What if i have to use a linux app on my main computer with is a mac os x? or windows? or whatever? only?
For example, why on earth i have to buy a expensive ,fancy but far less featured image editor software for my mac like pixelmator when i can use a full featured real image manipulation software like Gimp? YES Gimp is gtk2 based which is a pain on any platform, specially on Mac because is really ugly. Gimp should be ported to QT4. Inkscape should be ported to QT4 too, and it would feel so great.
Is so simple to do.. gosh!
http://doc.qt.nokia.com/4.7-snapshot/demos-macmainwindow.html
Even you can add support for the the new native lion fullscreen feature, unified title and toolbar menus, etc
I , as a user, i really care about efficient, featured, good and cross platform apps, i don't really care about developer's convenience or laziness .
I do a lot of cross-platform development (Mac, Windows, Linux), and for some projects use Qt. It is a fine framework, and provides a rich class library. If you need to deploy on multiple platforms, cannot afford to spend the time/effort on platform-specific front-ends, or the "generic" support for each platform is sufficiently good, then use Qt.

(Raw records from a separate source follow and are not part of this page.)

int smm_hip_csr_create_f32(int rows, int cols, const int* start, const int* positions, const float* values, smm_hip_csr** out);
int smm_hip_csr_create_f64(int rows, int cols, const int* start, const int* positions, const double* values, smm_hip_csr** out);
int smm_hip_csr_create_dev_f32(int rows, int cols, const int* d_start, const int* d_positions, const float* d_values, smm_hip_csr** out);
int smm_hip_csr_create_dev_f64(int rows, int cols, const int* d_start, const int* d_positions, const double* d_values, smm_hip_csr** out);
int smm_hip_csr_destroy(smm_hip_csr* m);
int smm_hip_csr_info(const smm_hip_csr* m, int* rows, int* cols, int* nnz, int* dtype, int* first_active_start);
int smm_hip_csr_set_kernel(smm_hip_csr* m, int family, int lanes_per_row);
int smm_hip_csr_get_kernel(const smm_hip_csr* m, int* family, int* lanes_per_row);
int smm_hip_csr_tile_info(const smm_hip_csr* m, int* tiles, int* tile_nnz_cap, int* tile_max_rows, int* tile_kernel);
int smm_hip_csr_pattern_info(const smm_hip_csr* m, int* encoding, int* offsets);
int smm_hip_csr_kernel_desc(const smm_hip_csr* m, char* name, int name_cap, long long* bytes_per_launch);
int smm_hip_set_march_min_rows(long long const_diagonals_rows, long long values_read_rows);
int smm_hip_set_cg_lazy_x_min_bytes(long long bytes);
int smm_hip_set_cg_fuse_p(int on);
int smm_hip_csr_pattern_allow_const(smm_hip_csr* m, int allow);
int smm_hip_csr_pattern_slots(smm_hip_csr* m, int mode);
int smm_hip_csr_autotune(smm_hip_csr* m);

#define SMM_UPDATE_SET 0
#define SMM_UPDATE_ADD 1
int smm_hip_csr_scale_f32(smm_hip_csr* m, float alpha, smm_hip_stream stream);
int smm_hip_csr_scale_f64(smm_hip_csr* m, double alpha, smm_hip_stream stream);
int smm_hip_csr_axpy_f32(smm_hip_csr* m, float alpha, const smm_hip_csr* other, smm_hip_stream stream);
int smm_hip_csr_axpy_f64(smm_hip_csr* m, double alpha, const smm_hip_csr* other, smm_hip_stream stream);
int smm_hip_csr_zero_f32(smm_hip_csr* m, smm_hip_stream stream);
int smm_hip_csr_zero_f64(smm_hip_csr* m, smm_hip_stream stream);
int smm_hip_csr_update_entries_f32(smm_hip_csr* m, int n, const int* rows, const int* cols, const float* values, int mode, unsigned char* found);
int smm_hip_csr_update_entries_f64(smm_hip_csr* m, int n, const int* rows, const int* cols, const double* values, int mode, unsigned char* found);
int smm_hip_csr_update_entries_dev_f32(smm_hip_csr* m, int n, const int* d_rows, const int* d_cols, const float* d_values, int mode, unsigned char* d_found,
                                       smm_hip_stream stream);
int smm_hip_csr_update_entries_dev_f64(smm_hip_csr* m, int n, const int* d_rows, const int* d_cols, const double* d_values, int mode, unsigned char* d_found,
                                       smm_hip_stream stream);
int smm_hip_csr_set_values_f32(smm_hip_csr* m, const float* values);
int smm_hip_csr_set_values_f64(smm_hip_csr* m, const double* values);
int smm_hip_csr_set_values_dev_f32(smm_hip_csr* m, const float* d_values, smm_hip_stream stream);
int smm_hip_csr_set_values_dev_f64(smm_hip_csr* m, const double* d_values, smm_hip_stream stream);
int smm_hip_csr_get_values_f32(const smm_hip_csr* m, float* values);
int smm_hip_csr_get_values_f64(const smm_hip_csr* m, double* values);
int smm_hip_csr_values_changed_f32(smm_hip_csr* m, smm_hip_stream stream);
int smm_hip_csr_values_changed_f64(smm_hip_csr* m, smm_hip_stream stream);
int smm_hip_csr_same_pattern(const smm_hip_csr* a, const smm_hip_csr* b, int* same);
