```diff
@@ -2068,6 +2201,9 @@
     }
   }
 }
+
+#undef VISSM_UW
+#undef VISSM_GW
 
 constexpr int NW3 = 4;
 constexpr int NT3 = 64 * NW3;
```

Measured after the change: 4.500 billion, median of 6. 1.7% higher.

However, Qt inevitably suffers in some ways from the lowest common denominator syndrome, and sometimes does not feel quite native enough. There are also certain features that are either difficult to support, or are simply not provided in the Qt libraries. So if you can afford the time and effort, or your app really demands the attention to detail and fit & finish, then developing separate front-ends may be worth it.
In either case, you ought to be writing your back-end (aka domain) code in a platform-neutral and front-end neutral manner. This way, the front-end is easily replaced, or modified between platforms.
You could always start with a Qt front-end and go for a quick time to market, then develop a native front-end down the line.
In practice, I've noticed that a Qt app on Windows looks most "native", while on Mac there are certain subtle telltale signs that make it look/feel not quite right. And Mac users tend to have much higher expectations when it comes to UI/UX!
Since posting this, i've been learning the Cocoa / Objective-C way, and have been quite impressed. Despite what I initially thought was quite a quirky syntax, Objc appears to be a very effective language for implementing UI code, and the XCode sugar - things like Core Data and bindings - make short work of all of the boring bits.
I spent a while with the QT examples and documentation before digging into cocoa, and tend to agree with what has been said above w.r.t being slightly behind the curve and less 'aqua-ish' - albeit from a fairly trivial inspection. If I absolutely had to be build a cross-platform app i'd probably use QT rather than trying to separate out the UI code, as it seems like it would provide close-enough visuals, but for mac only purposes, Cocoa seems like a definite win.
Thanks all for your responses, they've all been very helpful!
DO NOT use Qt for a Mac app. You will get no hardware acceleration for 2D rendering, and you will not be able to deliver ADA compliance.
Depending on what kind of apps you want to write, another contender is REALbasic now called Xojo.
The move from C++ is pretty easy (I have 15 years C++ experience) and the framework and IDE extremely productive. You have the added bonus of being able to deploy to Linux and Windows with trivial effort. Their framework compiles to native code and uses native widgets so you don't have an emulated look and feel.
The big reason for learning Cocoa and coding in Objective-C is if you want to hone your iPhone skills or are chasing a really fancy user experience. If you wanted to rival the cutting edge of WPF development then I'd recommend Cocoa.